Ist die Wendung "keine/eine gute/eine schlechte Kinderstube (gehabt) haben" allen Muttersprachlern bekannt? Ein Deutscher hat mich nicht verstanden. 

Welcher Zeit würdet Ihr den Vorzug geben?
Er hat eine schlechte Kinderstube.
Er hat eine schlechte Kinderstube gehabt.

Für diejenigen, die es nicht kennen: Unerzogen sein, keine Manierem haben.

Danke, 

Jana


----------



## FloVi

Das Schlüsselwort ist "Kinderstube", damit sind dann alle Konstruktionen erlaubt und auch allgemein verständlich und zwar in beide Richtungen.

Da hatte wohl jemand keine besonders gute Kinderstube.
Deine Kinderstube lässt aber auch zu wünschen übrig.
So eine schlechte Kinderstube ist mir noch nicht untergekommen.
Tja, gute Kinderstube.


----------



## Whodunit

Ich würde persönlich "keine Manieren/kein Benehmen haben" sagen. Das Wort "Stube" ist in meinem Sprachraum nicht verbreitet - höchstens meine Oma verwendet es manchmal, aber auch sie sagt oft genug "(Wohn)zimmer".

Wie hieße es denn im Bayerischen dann? Kind'rstüb'l oder Kind'lstüb'l?


----------



## Kajjo

Die Redewendungen mit "Kinderstube" sollten jedem Deutschen bekannt sein und man kann sie in allen Zeitformen verwenden. Flovis Beispiele kann ich uneingeschränkt bestätigen. Wirklich merkwürdig, wenn das ein Deutscher nicht verstanden haben sollte.

Das Wort "Stube" selbst ist allerdings auch in meiner Gegen veraltet und durch Wohnzimmer ersetzt.
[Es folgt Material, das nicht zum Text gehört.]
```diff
+template <int WGM, int BK, int NB>
+__device__ __forceinline__ void
+wgrad_glds_body(const float* __restrict__ A, const float* __restrict__ B, float* __restrict__ C, float* __restrict__ colsum_ws,
+                int M, int N, int K, int lda, int ldb, int ldc, int k_per_split, const int bid_x, const int bid_y, const int bid_z,
+                float* __restrict__ lds) {
+  constexpr int WGN = 4 / WGM;
+  constexpr int BM = 32 * WGM, BN = 32 * WGN;
+  constexpr int PA = BK * BM / 256, PB = BK * BN / 256;
+  constexpr int PW = (PA + PB) / 4;
+  constexpr int STF = BK * (BM + BN);
+  static_assert(PA % 4 == 0 && PB % 4 == 0 && BK % 32 == 0 && NB >= 2 && NB <= 4, "geometry");
+  int tid_ = threadIdx.x;
+  asm volatile("" : "+v"(tid_));
+  const int tid = tid_, lane = tid & 63;
+  const int wave = __builtin_amdgcn_readfirstlane(tid >> 6);
+  const int lcol = lane & 31, lhalf = lane >> 5;
+  const int wm = wave / WGN, wn = wave % WGN;
+  const int m0 = bid_y * BM, n0 = bid_x * BN;
+  const int kb = bid_z * k_per_split;
+  const int ke = __builtin_amdgcn_readfirstlane(max(min(K, kb + k_per_split), kb));
+  const int ntiles = (ke - kb + BK - 1) / BK;
+
+  unsigned vo[PW];
+#pragma unroll
+  for (int i = 0; i < PW; ++i) {
+    const int p = 4 * i + wave;
+    if (4 * i < PA) {
+      const int r = p * (256 / BM) + lane / (BM / 4), c = 4 * (lane % (BM / 4));
+      vo[i] = (unsigned)(r * lda + c) * 4u;
+    } else {
+      const int q = p - PA, r = q * (256 / BN) + lane / (BN / 4), c = 4 * (lane % (BN / 4));
+      vo[i] = (unsigned)(r * ldb + c) * 4u;
+    }
+  }
+  const unsigned lds0 = (unsigned)(size_t)(__attribute__((address_space(3))) float*)lds;
+  const int colsA = min(BM, M - m0), colsB = min(BN, N - n0);
+  auto issue = [&](int t, int s) __attribute__((always_inline)) {
+    const int k0 = kb + t * BK, rv = min(BK, ke - k0);
+    const lg_i32x4 ra = lg_rsrc(A + (size_t)k0 * lda + m0, (unsigned)(((rv - 1) * lda + colsA) * 4));
+    const lg_i32x4 rb = lg_rsrc(B + (size_t)k0 * ldb + n0, (unsigned)(((rv - 1) * ldb + colsB) * 4));
+    const unsigned sb = lds0 + (unsigned)(s * STF * 4);
+#pragma unroll
+    for (int i = 0; i < PW; ++i) {
+      const unsigned la = sb + (unsigned)(4 * i + wave) * 1024u;
+      if (4 * i < PA) lg_glds(vo[i], ra, la);
+      else lg_glds(vo[i], rb, la);
+    }
+  };
+
+  f32x16 acc;
+#pragma unroll
+  for (int r = 0; r < 16; ++r) acc[r] = 0.f;
+  float csum = 0.f;
+  const bool quadrant_live = !LG_SKIP_DEAD || ((m0 + wm * 32 < M) && (n0 + wn * 32 < N));
+  const bool want_cs = colsum_ws != nullptr && bid_x == 0;
+  constexpr int CG = 256 / BM;
+
+  auto ktile = [&](auto live_, auto last_, int t, int stage) __attribute__((always_inline)) {
+    constexpr bool LIVE = decltype(live_)::value, LAST = decltype(last_)::value;
+    if (LAST) lg_wait_vm<0>();
+    else if (NB >= 4 && t + 2 < ntiles) lg_wait_vm<2 * PW>();
+    else if (NB >= 3) lg_wait_vm<PW>();
+    else lg_wait_vm<0>();
+    lg_barrier();
+    if (!LAST && t + NB - 1 < ntiles) issue(t + NB - 1, stage == 0 ? NB - 1 : stage - 1);
+    const float* As = lds + stage * STF;
+    const float* Bs = As + BK * BM;
+    const int k0 = kb + t * BK;
+#pragma unroll
+    for (int sb = 0; sb < BK / 32; ++sb) {
+      if (LAST && sb > 0 && k0 + 32 * sb >= ke) break;
+      if (LIVE) {
+        float af[16], bf[16];
+#pragma unroll
+        for (int kk = 0; kk < 16; ++kk) {
+          af[kk] = As[(32 * sb + 2 * kk + lhalf) * BM + wm * 32 + lcol];
+          bf[kk] = Bs[(32 * sb + 2 * kk + lhalf) * BN + wn * 32 + lcol];
+        }
+        __builtin_amdgcn_sched_barrier(0);
+        __builtin_amdgcn_s_setprio(LG_PRIO);
+#pragma unroll
+        for (int kk = 0; kk < 16; ++kk) acc = __builtin_amdgcn_mfma_f32_32x32x2f32(af[kk], bf[kk], acc, 0, 0, 0);
+        __builtin_amdgcn_s_setprio(0);
+      }
+      if (want_cs) {
+        const int c = tid % BM, q = tid / BM;
+#pragma unroll
+        for (int kr = 0; kr < 32 / CG; ++kr) csum += As[(32 * sb + q * (32 / CG) + kr) * BM + c];
+      }
+    }
+  };
+  auto run = [&](auto live_) __attribute__((always_inline)) {
+#pragma unroll
+    for (int s = 0; s < NB - 1; ++s)
+      if (s < ntiles) issue(s, s);
+    int stage = 0;
+    for (int t = 0; t + 1 < ntiles; ++t) {
+      ktile(live_, std::false_type{}, t, stage);
+      stage = stage + 1 == NB ? 0 : stage + 1;
+    }
+    if (ntiles > 0) ktile(live_, std::true_type{}, ntiles - 1, stage);
+  };
+  if (quadrant_live) run(std::true_type{});
+  else run(std::false_type{});
+
+  float* Cz = C + (size_t)bid_z * (size_t)M * ldc;
+  {
+    const int gn = n0 + wn * 32 + lcol;
+#pragma unroll
+    for (int r = 0; r < 16; ++r) {
+      const int gm = m0 + wm * 32 + (r & 3) + 8 * (r >> 2) + 4 * lhalf;
+      if (gm < M && gn < N) Cz[(size_t)gm * ldc + gn] = acc[r];
+    }
+  }
+  __syncthreads();
+  if (want_cs) {
+    lds[tid] = csum;
+    __syncthreads();
+    if (tid < BM) {
+      csum = lds[tid];
+#pragma unroll
+      for (int q = 1; q < CG; ++q) csum += lds[q * BM + tid];
+      if (m0 + tid < M) colsum_ws[(size_t)bid_z * M + m0 + tid] = csum;
+    }
+  }
+}
+
 __device__ __forceinline__ void
 gemm_grouped_wgrad_body(const long long* __restrict__ probs, const int* __restrict__ prefix, int count, int total,
                           int xcd_order) {
-  __shared__ __attribute__((aligned(16))) float lds[8192];
+  __shared__ __attribute__((aligned(1024))) float lds[LG_LDS_FLOATS];
   for (int blk = blockIdx.x; blk < total; blk += gridDim.x) {
     int lo = 0, hi = count;
     while (hi - lo > 1) {
@@ -381,7 +545,13 @@
     const int shape = (int)(e[15] >> 1);
     float* As = lds;
     float* Bs = lds + 4096;
-    if ((MSDE_WGRAD_NARROW & 1) && e[11] && shape == 1)
+    if (LG_GLDS && e[11] && shape == 0)
+      wgrad_glds_body<2, LG_GBK, LG_NBUF>(gY, X, slabs, cs, N, K, Mt, ldg, ldx, K, kps, bx, by, bz, lds);
+    else if (LG_GLDS && (MSDE_WGRAD_NARROW & 1) && e[11] && shape == 1)
+      wgrad_glds_body<1, 32, LG_NBUF_NARROW>(gY, X, slabs, cs, N, K, Mt, ldg, ldx, K, kps, bx, by, bz, lds);
+    else if (LG_GLDS && (MSDE_WGRAD_NARROW & 2) && e[11] && shape == 2)
+      wgrad_glds_body<4, 32, LG_NBUF_NARROW>(gY, X, slabs, cs, N, K, Mt, ldg, ldx, K, kps, bx, by, bz, lds);
+    else if ((MSDE_WGRAD_NARROW & 1) && e[11] && shape == 1)
       gemm_f32_mfma_body<1, 1, true, true, true, 1, 1>(gY, X, nullptr, slabs, cs, N, K, Mt, ldg, ldx, K, kps, bx, by, bz, As, Bs, true);
     else if ((MSDE_WGRAD_NARROW & 2) && e[11] && shape == 2)
       gemm_f32_mfma_body<1, 1, true, true, true, 4, 1>(gY, X, nullptr, slabs, cs, N, K, Mt, ldg, ldx, K, kps, bx, by, bz, As, Bs, true);
```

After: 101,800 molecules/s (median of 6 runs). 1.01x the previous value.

Umso stärker ist aber auch der Wiedererkennungswert bei der "Kinderstube" in der übertragenen Bedeutung.

Kajjo


----------



## FloVi

Kajjo said:
			
		

> Das Wort "Stube" selbst ist allerdings auch in meiner Gegen veraltet und durch Wohnzimmer ersetzt. Umso stärker ist aber auch der Wiedererkennungswert bei der "Kinderstube" in der übertragenen Bedeutung.
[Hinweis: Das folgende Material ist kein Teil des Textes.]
template <int POLICY, bool PIPE>
__device__ __forceinline__ void stream_rows16_loop(f32x4_t* out4, const uint32_t* rows32, int W, int row, int col, int q0, int q1,
                                                   int qs, int last_word) {
    const int drow = (4 * qs) / W, dcol = 4 * qs - drow * W;
    if constexpr (PIPE) {
        const int fw = min(row >> 1, last_word);
        uint32_t w0 = rows32[fw], w1 = rows32[fw + 1];
        for (int q = q0; q < q1; q += qs) {
            int ncol = col + dcol, nrow = row + drow;
            if (ncol >= W) {
                ncol -= W;
                nrow += 1;
            }
            const int nw = min(nrow >> 1, last_word);
            const uint32_t n0 = rows32[nw], n1 = rows32[nw + 1];
            const uint32_t pair = (uint32_t)((((uint64_t)w1 << 32) | w0) >> (16 * (row & 1)));
            const uint32_t b = ((pair & 0xFFFFu) >> col) | ((pair >> 16) << (W - col));
            f32x4_t v;
            v.x = (float)(b & 1u);
            v.y = (float)((b >> 1) & 1u);
            v.z = (float)((b >> 2) & 1u);
            v.w = (float)((b >> 3) & 1u);
            store_obs16(&out4[q], v, (uint32_t)POLICY);
            w0 = n0;
            w1 = n1;
            row = nrow;
            col = ncol;
        }
    } else {
        for (int q = q0; q < q1; q += qs) {
            const uint32_t w0 = rows32[row >> 1], w1 = rows32[(row >> 1) + 1];
            const uint32_t pair = (uint32_t)((((uint64_t)w1 << 32) | w0) >> (16 * (row & 1)));
            const uint32_t b = ((pair & 0xFFFFu) >> col) | ((pair >> 16) << (W - col));
            f32x4_t v;
            v.x = (float)(b & 1u);
            v.y = (float)((b >> 1) & 1u);
            v.z = (float)((b >> 2) & 1u);
            v.w = (float)((b >> 3) & 1u);
            store_obs16(&out4[q], v, (uint32_t)POLICY);
            col += dcol;
// ... 17 lines not shown
        u32x4 v;
        v.x = ((m & 1u) | ((m & 2u) << 15)) * one;
        v.y = (((m >> 2) & 1u) | (((m >> 2) & 2u) << 15)) * one;
        v.z = (((m >> 4) & 1u) | (((m >> 4) & 2u) << 15)) * one;
        v.w = (((m >> 6) & 1u) | (((m >> 6) & 2u) << 15)) * one;
        store_obs16(&out4[q], __builtin_bit_cast(f32x4_t, v), (uint32_t)POLICY);
        col += dcol;
        row += drow;
        if (col >= W) {
            col -= W;
            row += 1;
        }
    }
}

template <bool PIPE>
__device__ __forceinline__ void stream_rows16_span(f32x4_t* out4, const uint32_t* rows32, int head, int W, uint32_t magic,
                                                   uint32_t spol, int q0, int q1, int qs, int last_word) {
    const int e0 = head + (q0 << 2);
    const int row = (int)__umulhi((uint32_t)e0, magic);
    const int col = e0 - row * W;
    if (spol == 0u) stream_rows16_loop<0, PIPE>(out4, rows32, W, row, col, q0, q1, qs, last_word);
    else if (spol == 1u) stream_rows16_loop<1, PIPE>(out4, rows32, W, row, col, q0, q1, qs, last_word);
    else stream_rows16_loop<2, PIPE>(out4, rows32, W, row, col, q0, q1, qs, last_word);
}
__device__ __forceinline__ void stream_rows16_edges(float* out, const uint16_t* rows16, int n, int head, int tail0, int W,
                                                    uint32_t magic, int t8) {
    if (t8 < 8) {
        const int e = (t8 < 4) ? t8 : tail0 + (t8 - 4);
        const bool mine = (t8 < 4) ? (t8 < head) : (e < n);
        if (mine) {
            const int row = (int)__umulhi((uint32_t)e, magic);
            const int col = e - row * W;
            out[e] = (float)((rows16[row] >> col) & 1u);
        }
    }
}

enum { MISC_FLAGS = 0, MISC_ARRIVED = 16, MISC_UNSOLVED = 17, MISC_OFFGOAL = 18, MISC_WORDS = 32 };

struct Carry {
    uint32_t pos = 0u, tgt = 1u;
    uint32_t ablk = 0u, anext = 0u;
    int elapsed = 0;
    int4 macc = {0, 0, 0, 0};
    bool active = false;
};
__device__ __forceinline__ uint32_t pack_action4(int a) { return (uint32_t)a <= 4u ? (uint32_t)a : 15u; }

Ich denke auch, dass "Stube" - wenn überhaupt - nur noch regional im eigentlichen Sinn verwendet wird. In bestimmten Wörtern oder Ausdrücken findet man es noch, ist dort aber noch weit verbreitet:

Stubenhocker
Stubenfliege
"Immer hinein in die gute Stube."
der stubenreine Stubentiger.


----------



## jester.

Das Wort Stube ansich ist wirklich nicht (mehr) sehr gebräuchlich. Aber in den oben angeführten Beispielen und in der Redewendung mit der "Kinderstube" versteht es in meinem Sprachraum auch jeder.


----------



## heidita

In meinem auch.

Keine gute Kinderstube haben: keine guten Manieren haben

Das Wort _Stube_ dürfte wirklich altmodisch sein. Meine Grossmutter sagte noch: Komm doch in die Stube! und meinte ihr Wohnzimmer. Aber meine Grossmutter wäre inzwischen lockere 105. 

Dabei wird weiterhin der Ausdruck: 

Hinein in die gute Stube!

benutzt. Oder nicht? Gerade noch mal geguckt, hat Flovi schon gesagt.


----------



## jester.

heidita said:
			
		

> Hinein in die gute Stube!
> 
> benutzt. Oder nicht? Gerade noch mal geguckt, hat Flovi schon gesagt.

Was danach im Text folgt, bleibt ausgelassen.